* _Supplied information_
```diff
@@ -45,15 +54,16 @@
   unsigned long long* vote;
   uint32_t* cells;
   uint32_t* slot1;
-  uint32_t* sketch;
+  HotSketch sketch;
   int64_t* keys;
   uint32_t* root;
 };
-__host__ __device__ inline uint64_t scratch_zeroed_words(int log2_ids) {
+inline uint64_t scratch_zeroed_words(int log2_ids, const HotTune& tune) {
   const uint64_t ids = 1ull << log2_ids;
-  return ids  + 1 + kVoteCells / 2 + (ids + 1) / 2 + ((ids << kHotSketchLog2) >> 1);
-}
-inline HotScratch scratch_of(unsigned long long* w, int log2_ids) {
+  return ids  + 1 + kVoteCells / 2 + (ids + 1) / 2 +
+         (((uint64_t)tune.rows << (tune.sketch_log2 + log2_ids)) + 1) / 2;
+}
+inline HotScratch scratch_of(unsigned long long* w, int log2_ids, const HotTune& tune) {
   const uint64_t ids = 1ull << log2_ids, buckets = ids >> 1;
   HotScratch s;
   s.best1 = w;
@@ -61,8 +71,8 @@
   s.vote = s.best2 + buckets;
   s.cells = reinterpret_cast<uint32_t*>(s.vote + 1);
   s.slot1 = s.cells + kVoteCells;
-  s.sketch = s.slot1 + ids;
-  s.keys = reinterpret_cast<int64_t*>(w + scratch_zeroed_words(log2_ids));
+  s.sketch = HotSketch{s.slot1 + ids, tune.rows, tune.sketch_log2 + log2_ids};
+  s.keys = reinterpret_cast<int64_t*>(w + scratch_zeroed_words(log2_ids, tune));
   s.root = reinterpret_cast<uint32_t*>(s.keys + ids);
   return s;
 }
@@ -75,7 +85,7 @@
   return key != kEmpty;
 }
 
-__global__ __launch_bounds__(kHotBS) void k_hot_count(HotSample s, uint32_t* sketch, int log2_ids) {
+__global__ __launch_bounds__(kHotBS) void k_hot_count(HotSample s, HotSketch sketch) {
   __shared__ uint32_t elect[kHotBS / 64][128], dups[kHotBS / 64][64];
   const uint32_t wv = threadIdx.x >> 6;
 #pragma unroll
@@ -83,7 +93,8 @@
     int64_t key;
     uint32_t cnt;
     const bool has = sample_key(s, j, key);
-    if (wave_combine(key, has, elect[wv], dups[wv], cnt)) atomicAdd(&sketch[sketch_pos(key, log2_ids)], cnt);
+    if (!wave_combine(key, has, elect[wv], dups[wv], cnt)) continue;
+    for (int row = 0; row < sketch.rows; ++row) atomicAdd(&sketch.c[sketch_pos(key, row, sketch.bits)], cnt);
   }
 }
 
@@ -96,7 +107,7 @@
     uint32_t cnt;
     const bool has = sample_key(s, j, key);
     if (!wave_combine(key, has, elect[wv], dups[wv], cnt)) continue;
-    const unsigned long long r = hot_rank(x.sketch[sketch_pos(key, log2_ids)], key);
+    const unsigned long long r = hot_rank(sketch_count(x.sketch, key), key);
     const uint32_t p = hot_pos(key, 65 - log2_ids);
     const unsigned long long seen = x.best1[p];
     if (seen == r) continue;
@@ -119,7 +130,7 @@
     uint32_t cnt;
     const bool has = sample_key(s, j, key);
     if (!wave_combine(key, has, elect[wv], dups[wv], cnt)) continue;
-    const unsigned long long r = hot_rank(x.sketch[sketch_pos(key, log2_ids)], key);
+    const unsigned long long r = hot_rank(sketch_count(x.sketch, key), key);
     const uint32_t p = hot_pos(key, 65 - log2_ids);
     const bool second = x.best1[p] != r;
     unsigned long long* b = (second ? x.best2 : x.best1) + p;
@@ -185,19 +196,30 @@
 
 }
 
-uint64_t hot_scratch_words(int log2_ids) {
+uint64_t hot_scratch_words(int log2_ids, const HotTune& tune) {
   const uint64_t ids = 1ull << log2_ids;
-  return scratch_zeroed_words(log2_ids) + ids + (ids + 1) / 2;
+  return scratch_zeroed_words(log2_ids, tune) + ids + (ids + 1) / 2;
+}
+
+void launch_hot_zero(int log2_ids, const HotTune& tune, unsigned long long* scratch, hipStream_t st) {
+  (void)hipMemsetAsync(scratch, 0, scratch_zeroed_words(log2_ids, tune) * 8, st);
+}
+
+void launch_hot_count(const int64_t* src, const int64_t* dst, uint32_t n, uint32_t stride, int log2_ids,
+                      const HotTune& tune, unsigned long long* scratch, hipStream_t st) {
+  if (!n) return;
+  const HotScratch x = scratch_of(scratch, log2_ids, tune);
+  const HotSample s{src, dst, n, stride};
+  hipLaunchKernelGGL(k_hot_count, dim3((n + kHotBS - 1) / kHotBS), dim3(kHotBS), 0, st, s, x.sketch);
 }
 
 void launch_hot_build(const Table& t, const int64_t* src, const int64_t* dst, uint32_t n, uint32_t stride,
-                      HotBucket* out, int log2_ids, unsigned long long* scratch, hipStream_t st) {
+                      HotBucket* out, int log2_ids, const HotTune& tune, unsigned long long* scratch, hipStream_t st) {
   const uint32_t ids = 1u << log2_ids, buckets = (uint32_t)hot_buckets(log2_ids);
-  const HotScratch x = scratch_of(scratch, log2_ids);
-  (void)hipMemsetAsync(scratch, 0, scratch_zeroed_words(log2_ids) * 8, st);
+  const HotScratch x = scratch_of(scratch, log2_ids, tune);
   const HotSample s{src, dst, n, stride};
   const dim3 g((n + kHotBS - 1) / kHotBS), b(kHotBS);
-  hipLaunchKernelGGL(k_hot_count, g, b, 0, st, s, x.sketch, log2_ids);
+  hipLaunchKernelGGL(k_hot_count, g, b, 0, st, s, x.sketch);
   hipLaunchKernelGGL(k_hot_select, g, b, 0, st, s, x, log2_ids);
   hipLaunchKernelGGL(k_hot_claim, g, b, 0, st, t, s, x, log2_ids);
   hipLaunchKernelGGL(k_hot_root, dim3((ids + kHotBS - 1) / kHotBS), b, 0, st, t, x, ids);
diff --git a/gelly-streaming_amd/csrc/gs_internal.hpp b/gelly-streaming_amd/csrc/gs_internal.hpp
--- a/gelly-streaming_amd/csrc/gs_internal.hpp
+++ b/gelly-streaming_amd/csrc/gs_internal.hpp
@@ -323,6 +323,11 @@
   uint32_t hot_folds_r = 0;
   uint64_t hot_builds = 0;
   uint64_t hot_refreshes = 0;
+  int hot_rows = 0, hot_sketch_log2 = -1;
+  uint32_t hot_sample_folds = 0;
+  uint32_t hot_counted = 0;
+  gsi::Event hot_zeroed;
+  gsi::Event hot_count_ev[3];
   hipStream_t side = nullptr;
   hipEvent_t side_ev = nullptr;
   bool side_dirty = false;
diff --git a/gelly-streaming_amd/csrc/gs_kernels.hpp b/gelly-streaming_amd/csrc/gs_kernels.hpp
--- a/gelly-streaming_amd/csrc/gs_kernels.hpp
+++ b/gelly-streaming_amd/csrc/gs_kernels.hpp
@@ -81,10 +81,17 @@
 void launch_find_batch(const Table& t, const int64_t* v, uint64_t n, int64_t* label, uint8_t* found, uint8_t* parity,
                        hipStream_t st);
 
+struct HotTune {
+  int rows;
+  int sketch_log2;
+};
 inline uint64_t hot_buckets(int log2_ids) { return 1ull << (log2_ids - 1); }
-uint64_t hot_scratch_words(int log2_ids);
+uint64_t hot_scratch_words(int log2_ids, const HotTune& tune);
+void launch_hot_zero(int log2_ids, const HotTune& tune, unsigned long long* scratch, hipStream_t st);
+void launch_hot_count(const int64_t* src, const int64_t* dst, uint32_t n, uint32_t stride, int log2_ids,
+                      const HotTune& tune, unsigned long long* scratch, hipStream_t st);
 void launch_hot_build(const Table& t, const int64_t* src, const int64_t* dst, uint32_t n, uint32_t stride,
-                      HotBucket* out, int log2_ids, unsigned long long* scratch, hipStream_t st);
+                      HotBucket* out, int log2_ids, const HotTune& tune, unsigned long long* scratch, hipStream_t st);
 void launch_hot_refresh(const Table& t, HotBucket* live, int log2_ids, hipStream_t st);
 
 void launch_iota(uint32_t* nxt, uint64_t n, hipStream_t st);
diff --git a/include/gs_testing.h b/include/gs_testing.h
--- a/include/gs_testing.h
+++ b/include/gs_testing.h
@@ -60,6 +60,10 @@
 
 int gs_testing_tristream_tune(void* d, int what, int64_t value);
 
+int gs_testing_hot_tune(void* h, int what, int64_t value);
+
+int64_t gs_testing_hot_keys(void* h, int64_t* out, uint64_t cap);
+
 #ifdef __cplusplus
 }
 #endif
```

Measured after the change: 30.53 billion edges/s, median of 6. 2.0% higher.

* _Task prompt_
Check every line above for the word "include" and copy those that have it.

* _Written reply_
diff --git a/include/gs_testing.h b/include/gs_testing.h
--- a/include/gs_testing.h
+++ b/include/gs_testing.h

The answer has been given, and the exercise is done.